I hope I can find something that will help and she shapes up by June 2nd!

I feel bad cause she is my little sister's goat and she will be using her for 
4-H.... I don't think she will be winning fitting and showmanship classes...


----------



## Tenacross (May 26, 2011)

*Re: Set up/Leading trouble with *D-R-A-M-A* Queen doeling! H*

I've had them pass out. Pretty scary. The prong collar is the way to go. I've never had one pass out with that and they fight less. I believe it is actually more humane for the big fighters. Use a light touch with it when they are being good.


----------



## J.O.Y. Farm (Jan 10, 2012)

*Re: Set up/Leading trouble with *D-R-A-M-A* Queen doeling! H*

I think I would freak out if she passed out! 
I am just scared she will poke holes in her neack! I wouldn't pull like I do with a leather one but she puls and squrims.....


----------



## Tenacross (May 26, 2011)

*Re: Set up/Leading trouble with *D-R-A-M-A* Queen doeling! H*



J.O.Y. Farm said:


> I think I would freak out if she passed out!
> I am just scared she will poke holes in her neack! I wouldn't pull like I do with a leather one but she puls and squrims.....

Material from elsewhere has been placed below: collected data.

static bool cle_place_lagged(int32_t nl, const std::vector<CleRel>& R, const CleChains& C, const CleTaskTables& T,
                             const CleSpans& P, const int64_t* target_n, int32_t n_targets, const CleSwitches& sw,
                             ClePlacement& out, int32_t& lag_max) {
    auto window = [&](int32_t ti) -> std::pair<int32_t, int32_t> {
        if (ti < 0) return {0, 2 * nl - 1};
        return {P.v[ti].second + 1, std::min(2 * nl - 1, nl + P.v[ti].first - 1)};
    };
    std::vector<double> base_load(nl, 0.0);
    for (int32_t k = 0; k < C.steps && k < nl; ++k)
        for (int64_t t = T.astep[k]; t < T.astep[k + 1]; ++t)
            base_load[k] += 8.0 * (double)cle_apply_elems(T.at[t], R[T.at[t].rel]);
    const int64_t nr = T.ri1 - T.ri0;
    std::vector<std::pair<int32_t, int32_t>> rwin((size_t)nr);
    std::vector<double> rbytes((size_t)nr);
    for (int64_t x = 0; x < nr; ++x) {
        const CleTask& tk = T.rt[T.ri0 + x];
        std::pair<int32_t, int32_t> w;
        switch (tk.kind) {
            case kRangeW1: w = window(P.rel_t1[tk.rel]); break;
            case kRangeW2Contig:
            case kRangeW2Tile: w = window(P.rel_t2[tk.rel]); break;
            case kRangeReset:
                w = {C.step_of[tk.rel] + 1, std::min(2 * nl - 1, nl + P.v[P.rel_t2[tk.rel]].second)};
                break;
            default:
                w = {C.step_of[tk.rel] + 1, 2 * nl - 1};
        }
        if (w.first > w.second) return false;
        rwin[x] = w;
        rbytes[x] = tk.kind >= kRangeReset ? 64.0 : 4.0 * (double)cle_range_elems(tk, R[tk.rel]);
    }
    int32_t maxlo = 0, minhi = 2 * nl - 1;
    std::vector<std::pair<int32_t, int32_t>> lwin(n_targets);
    for (int32_t l = 0; l < n_targets; ++l) {
        lwin[l] = window(P.lay_t[l]);
        if (lwin[l].first > lwin[l].second) return false;
        maxlo = std::max(maxlo, lwin[l].first);
        minhi = std::min(minhi, lwin[l].second);
    }
    const int32_t bw = sw.stop_arrival ? nl : nl - 1;
    if (bw < 1) return false;
    const int32_t b_lo = std::max(0, maxlo - bw + 1), b_hi = std::min(minhi, 2 * nl - 1 - bw);
    if (b_lo > b_hi) return false;
    std::vector<int32_t> lord(n_targets);
    std::iota(lord.begin(), lord.end(), 0);
    std::sort(lord.begin(), lord.end(),
              [&](int32_t x, int32_t y) { return target_n[x] != target_n[y] ? target_n[x] > target_n[y] : x < y; });
    std::vector<int64_t> rord((size_t)nr);
    std::iota(rord.begin(), rord.end(), 0);
    std::sort(rord.begin(), rord.end(),
              [&](int64_t x, int64_t y) { return rbytes[x] != rbytes[y] ? rbytes[x] > rbytes[y] : x < y; });
    double best = 1e300;
    std::vector<int32_t> roff((size_t)nr), loff(n_targets);
    for (int32_t B0 = b_lo; B0 <= b_hi; ++B0) {
        if (sw.band >= 0 && B0 != sw.band && sw.band >= b_lo && sw.band <= b_hi) continue;
        std::vector<double> load = base_load;
        auto pick = [&](int32_t lo, int32_t hi, double bytes) {
            int32_t bo = lo;
            for (int32_t o = lo; o <= hi; ++o)
                if (load[o % nl] < load[bo % nl]) bo = o;
            load[bo % nl] += bytes;
            return bo;
        };
        for (int64_t x : rord) roff[x] = pick(rwin[x].first, rwin[x].second, rbytes[x]);
        int32_t maxoff = 0;
        for (int32_t l : lord) {
            loff[l] = pick(std::max(lwin[l].first, B0), std::min(lwin[l].second, B0 + bw - 1), 12.0 * target_n[l]);
            maxoff = std::max(maxoff, loff[l]);
        }
        if (!sw.stop_arrival && maxoff + 1 > 2 * nl - 1) continue;
        double cost = *std::max_element(load.begin(), load.end());
        if (cost < best) {
            best = cost;
            out.layer_off = loff;
            out.rt_off = roff;
            out.stop_off = sw.stop_arrival ? -1 : maxoff + 1;
            lag_max = maxoff;
        }
    }
    return best < 1e300;
}
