# Nuralamsiddik16/Ultrafnd_git

Hardware: AMD Instinct MI355X
Metric: train-step samples/sec (FakeSV batch, seq128+224^2) (higher is better)
Workload: dtype bf16

## Files before the change

ultrafnd_git_amd/csrc/attn_softmax.hpp:

```cpp
#pragma once
#include "common.hpp"

#pragma clang fp contract(off)

__device__ __forceinline__ bf16x8 lds_frag(const char* tile, int row, int chunk) {
  return *reinterpret_cast<const bf16x8*>(tile + row * 128 + ((chunk ^ ((row >> 1) & 7)) << 4));
}

__device__ __forceinline__ bool masked_block_is_noop(const float* kb, int lane, const float (&m_run)[2]) {
  return __all(kb[lane] != 0.0f) && __all(m_run[0] > -1.0e30f && m_run[1] > -1.0e30f);
}

template <int KT, bool DROP = false, bool CAUSAL = false>
__device__ __forceinline__ float online_softmax_block(f32x4 (&s)[KT][2], const int qt, const float* kbias, const bool any_masked, const int g,
                                                      const float scale_log2e, float& m_run, float& l_run, bf16x8 (&pf)[KT / 2][2],
                                                      const f32x4* dm = nullptr, const int qk = 0, const float causal_neg = 0.0f) {
  float mx = -INFINITY, lsum = 0.0f, m_new, alpha;
  if (any_masked) {
#pragma unroll
    for (int kt = 0; kt < KT; ++kt) {
      const f32x4 kbv = *reinterpret_cast<const f32x4*>(kbias + kt * 16 + 4 * g);
#pragma unroll
      for (int r = 0; r < 4; ++r) {
        float v = (kbv[r] == 0.0f) ? s[kt][qt][r] * scale_log2e : kbv[r];
        if constexpr (CAUSAL) {
          if (kbv[r] == 0.0f && 16 * kt + r > qk) v = causal_neg;
        }
        s[kt][qt][r] = v;
        mx = fmaxf(mx, v);
      }
    }
    mx = fmaxf(mx, __shfl_xor(mx, 16, 64));
    mx = fmaxf(mx, __shfl_xor(mx, 32, 64));
    m_new = fmaxf(m_run, mx);
    alpha = fast_exp2(m_run - m_new);
#pragma unroll
    for (int kt = 0; kt < KT; ++kt)
#pragma unroll
      for (int r = 0; r < 4; ++r) {
        const float p = fast_exp2(s[kt][qt][r] - m_new);
        lsum += p;
        if constexpr (DROP) pf[kt >> 1][qt][(kt & 1) * 4 + r] = (__bf16)(p * dm[kt][r]);
        else pf[kt >> 1][qt][(kt & 1) * 4 + r] = (__bf16)p;
      }
  } else {
#pragma unroll
    for (int kt = 0; kt < KT; ++kt)
#pragma unroll
      for (int r = 0; r < 4; ++r) mx = fmaxf(mx, s[kt][qt][r]);
    mx = fmaxf(mx, __shfl_xor(mx, 16, 64));
    mx = fmaxf(mx, __shfl_xor(mx, 32, 64));
    m_new = fmaxf(m_run, mx * scale_log2e);
    alpha = fast_exp2(m_run - m_new);
    const float neg_m = -m_new;
#pragma unroll
    for (int kt = 0; kt < KT; ++kt)
#pragma unroll
      for (int r = 0; r < 4; ++r) {
        const float p = fast_exp2(__builtin_fmaf(s[kt][qt][r], scale_log2e, neg_m));
        lsum += p;
        if constexpr (DROP) pf[kt >> 1][qt][(kt & 1) * 4 + r] = (__bf16)(p * dm[kt][r]);
        else pf[kt >> 1][qt][(kt & 1) * 4 + r] = (__bf16)p;
      }
  }
  l_run = __builtin_fmaf(l_run, alpha, lsum);
  m_run = m_new;
  return alpha;
}

__device__ __forceinline__ void attn_init(f32x4 (&o)[4][2], float (&m_run)[2], float (&l_run)[2]) {
#pragma unroll
  for (int dt = 0; dt < 4; ++dt)
#pragma unroll
    for (int qt = 0; qt < 2; ++qt) o[dt][qt] = f32x4{0.f, 0.f, 0.f, 0.f};
#pragma unroll
  for (int qt = 0; qt < 2; ++qt) m_run[qt] = -INFINITY, l_run[qt] = 0.f;
}

template <class QRow>
__device__ __forceinline__ void attn_q_frags(const char* qimg, QRow q_row, int fr, int g, bf16x8 (&qf)[2][2]) {
#pragma unroll
  for (int qt = 0; qt < 2; ++qt) {
    const int row = q_row(qt * 16 + fr);
    qf[qt][0] = lds_frag(qimg, row, g);
    qf[qt][1] = lds_frag(qimg, row, g + 4);
  }
}

template <int KT, class KeyRow>
__device__ __forceinline__ void attn_scores(const char* kimg, KeyRow key_row, const bf16x8 (&qf)[2][2], int fr, int g, f32x4 (&s)[KT][2]) {
#pragma unroll
  for (int kt = 0; kt < KT; ++kt)
#pragma unroll
    for (int qt = 0; qt < 2; ++qt) s[kt][qt] = f32x4{0.f, 0.f, 0.f, 0.f};
#pragma unroll
  for (int kk = 0; kk < 2; ++kk)
#pragma unroll
    for (int kt = 0; kt < KT; ++kt) {
      const bf16x8 kf = lds_frag(kimg, key_row(kt * 16 + fr), g + 4 * kk);
#pragma unroll
      for (int qt = 0; qt < 2; ++qt) s[kt][qt] = __builtin_amdgcn_mfma_f32_16x16x32_bf16(kf, qf[qt][kk], s[kt][qt], 0, 0, 0);
    }
}
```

Kinda what I thought too, but what happens is they are too smart to hurt themselves. It doesn't poke holes even if they do pull though.


----------



## J.O.Y. Farm (Jan 10, 2012)

*Re: Set up/Leading trouble with *D-R-A-M-A* Queen doeling! H*

That makes me feel better I will try that.......


----------



## apachedowns (Mar 14, 2010)

*Re: Set up/Leading trouble with *D-R-A-M-A* Queen doeling! H*

I had the same problem with some of my little ones...we used broken up animal crackers in front of her to intice her...she followed very willingly..LOL you may just have to find a treat she likes and when she is walking put it in front of her and give her a few minutes to lead without the fighting and give it to her, stop and pet her, then do it again. ALso if the babies didn't walk we also picked them up, walked a few feet and put them down...we found they didn't like to be carried even more so finally decided to walk on their own at which time they got the treat and seemed to be successful. Just thought maybe you could try those techniques and see if that works.


----------



## J.O.Y. Farm (Jan 10, 2012)

*Re: Set up/Leading trouble with *D-R-A-M-A* Queen doeling! H*

I will try the treats (she will eat anything you put in front of her :roll: ) Picking her up wouldn't help.... she LOVES to be picked up!!!


----------



## Calico Patch Farm (Mar 8, 2011)

*Re: Set up/Leading trouble with *D-R-A-M-A* Queen doeling! H*

For some goats, treats work wonders. You can even feed her her whole dinner while leading her around. When she starts doing that well, give her less and less food while walking until eventually the only time she gets a treat is after you have worked with her. In my opinion, positive reinforcement works better than prong collars. Also, what i see a lot when people are showing unrulely goats, is that they lead by the collar with one hand, and grab their tail with the other. Hope she starts getting better for you!


----------



## J.O.Y. Farm (Jan 10, 2012)

*Re: Set up/Leading trouble with *D-R-A-M-A* Queen doeling! H*

I think I am going to get a pronged colar..... Treats arn't doing anything.... When I get some spare money I will have to pick one up! Thanks for your replies everyone!


----------



## firelight27 (Apr 25, 2009)

*Re: Set up/Leading trouble with *D-R-A-M-A* Queen doeling! H*

I have one like that. She is a huge pill. Treats, nope...Tail trick, nope. Nothing works. She lays down and refuses to get up, she squalls, she chokes herself. I swear she is retarded. I'm pulling for ya!


----------



## J.O.Y. Farm (Jan 10, 2012)

*Re: Set up/Leading trouble with *D-R-A-M-A* Queen doeling! H*

Thanks! She drives me crazy! She drops her front legs and just hangs there! Urrg!!


----------



## kccjer (Jan 27, 2012)

*Re: Set up/Leading trouble with *D-R-A-M-A* Queen doeling! H*

Will she go when there is another goat with her? Can you get someone behind her to push?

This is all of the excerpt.